* What you need to do *
Report back every line below that carries the word "true".

Exercise materials below:

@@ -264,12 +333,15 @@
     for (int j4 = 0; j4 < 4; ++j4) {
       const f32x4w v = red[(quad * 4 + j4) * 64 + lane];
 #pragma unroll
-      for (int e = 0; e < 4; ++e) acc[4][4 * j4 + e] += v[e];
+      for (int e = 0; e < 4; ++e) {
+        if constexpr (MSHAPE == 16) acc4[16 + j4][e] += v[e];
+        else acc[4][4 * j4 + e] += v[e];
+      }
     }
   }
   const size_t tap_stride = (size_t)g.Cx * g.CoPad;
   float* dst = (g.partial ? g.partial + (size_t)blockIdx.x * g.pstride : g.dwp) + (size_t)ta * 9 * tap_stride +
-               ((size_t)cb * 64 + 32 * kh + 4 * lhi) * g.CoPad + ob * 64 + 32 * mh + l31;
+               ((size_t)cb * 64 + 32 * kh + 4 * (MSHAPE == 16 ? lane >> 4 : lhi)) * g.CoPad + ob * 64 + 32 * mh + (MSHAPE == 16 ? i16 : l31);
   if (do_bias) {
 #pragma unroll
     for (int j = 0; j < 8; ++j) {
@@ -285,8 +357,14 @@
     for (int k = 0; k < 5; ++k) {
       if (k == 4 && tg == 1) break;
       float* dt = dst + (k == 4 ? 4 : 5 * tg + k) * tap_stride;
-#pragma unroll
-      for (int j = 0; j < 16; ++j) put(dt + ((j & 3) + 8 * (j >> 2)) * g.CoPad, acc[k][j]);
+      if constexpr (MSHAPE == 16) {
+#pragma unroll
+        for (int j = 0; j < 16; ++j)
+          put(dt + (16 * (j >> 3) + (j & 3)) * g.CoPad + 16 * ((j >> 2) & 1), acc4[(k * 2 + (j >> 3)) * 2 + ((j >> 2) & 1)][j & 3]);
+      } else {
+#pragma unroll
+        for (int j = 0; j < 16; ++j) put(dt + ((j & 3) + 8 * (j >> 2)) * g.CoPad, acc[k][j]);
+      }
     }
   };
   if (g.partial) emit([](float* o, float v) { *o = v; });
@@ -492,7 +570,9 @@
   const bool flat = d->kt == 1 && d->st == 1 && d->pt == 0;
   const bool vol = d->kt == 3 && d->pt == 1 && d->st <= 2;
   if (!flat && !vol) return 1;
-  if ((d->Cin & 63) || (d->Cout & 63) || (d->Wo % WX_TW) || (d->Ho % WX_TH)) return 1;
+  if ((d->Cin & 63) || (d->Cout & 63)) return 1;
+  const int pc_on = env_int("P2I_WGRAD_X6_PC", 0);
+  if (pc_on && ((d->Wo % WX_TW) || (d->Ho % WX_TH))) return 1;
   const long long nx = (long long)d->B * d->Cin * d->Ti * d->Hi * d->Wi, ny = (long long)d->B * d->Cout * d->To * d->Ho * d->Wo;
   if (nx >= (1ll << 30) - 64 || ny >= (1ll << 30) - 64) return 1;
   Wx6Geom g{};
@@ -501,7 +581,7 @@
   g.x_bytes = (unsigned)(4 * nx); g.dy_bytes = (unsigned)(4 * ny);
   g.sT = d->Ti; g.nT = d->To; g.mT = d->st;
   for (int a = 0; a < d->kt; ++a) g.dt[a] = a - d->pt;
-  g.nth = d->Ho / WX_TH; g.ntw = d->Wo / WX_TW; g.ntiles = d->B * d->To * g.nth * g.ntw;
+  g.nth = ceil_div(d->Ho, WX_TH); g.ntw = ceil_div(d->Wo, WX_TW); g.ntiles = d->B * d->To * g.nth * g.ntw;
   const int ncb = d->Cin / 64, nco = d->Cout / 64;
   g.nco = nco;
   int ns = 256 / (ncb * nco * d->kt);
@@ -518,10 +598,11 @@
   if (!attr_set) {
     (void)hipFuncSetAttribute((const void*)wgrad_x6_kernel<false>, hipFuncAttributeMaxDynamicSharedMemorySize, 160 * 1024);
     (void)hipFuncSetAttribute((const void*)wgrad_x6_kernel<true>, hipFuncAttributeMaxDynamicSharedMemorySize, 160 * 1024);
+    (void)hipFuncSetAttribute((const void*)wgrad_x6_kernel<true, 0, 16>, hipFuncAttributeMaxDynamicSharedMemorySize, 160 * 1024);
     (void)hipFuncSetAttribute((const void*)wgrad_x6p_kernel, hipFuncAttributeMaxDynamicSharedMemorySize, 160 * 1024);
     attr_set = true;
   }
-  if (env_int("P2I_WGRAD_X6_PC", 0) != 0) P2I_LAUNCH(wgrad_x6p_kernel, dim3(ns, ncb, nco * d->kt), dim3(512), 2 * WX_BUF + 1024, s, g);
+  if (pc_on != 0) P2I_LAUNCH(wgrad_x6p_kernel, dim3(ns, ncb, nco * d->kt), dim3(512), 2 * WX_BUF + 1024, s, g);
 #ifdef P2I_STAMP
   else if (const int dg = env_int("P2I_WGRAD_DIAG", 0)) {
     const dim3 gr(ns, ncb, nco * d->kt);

End of Exercise materials.

* Task result *
     (void)hipFuncSetAttribute((const void*)wgrad_x6_kernel<true>, hipFuncAttributeMaxDynamicSharedMemorySize, 160 * 1024);
+    (void)hipFuncSetAttribute((const void*)wgrad_x6_kernel<true, 0, 16>, hipFuncAttributeMaxDynamicSharedMemorySize, 160 * 1024);
     attr_set = true;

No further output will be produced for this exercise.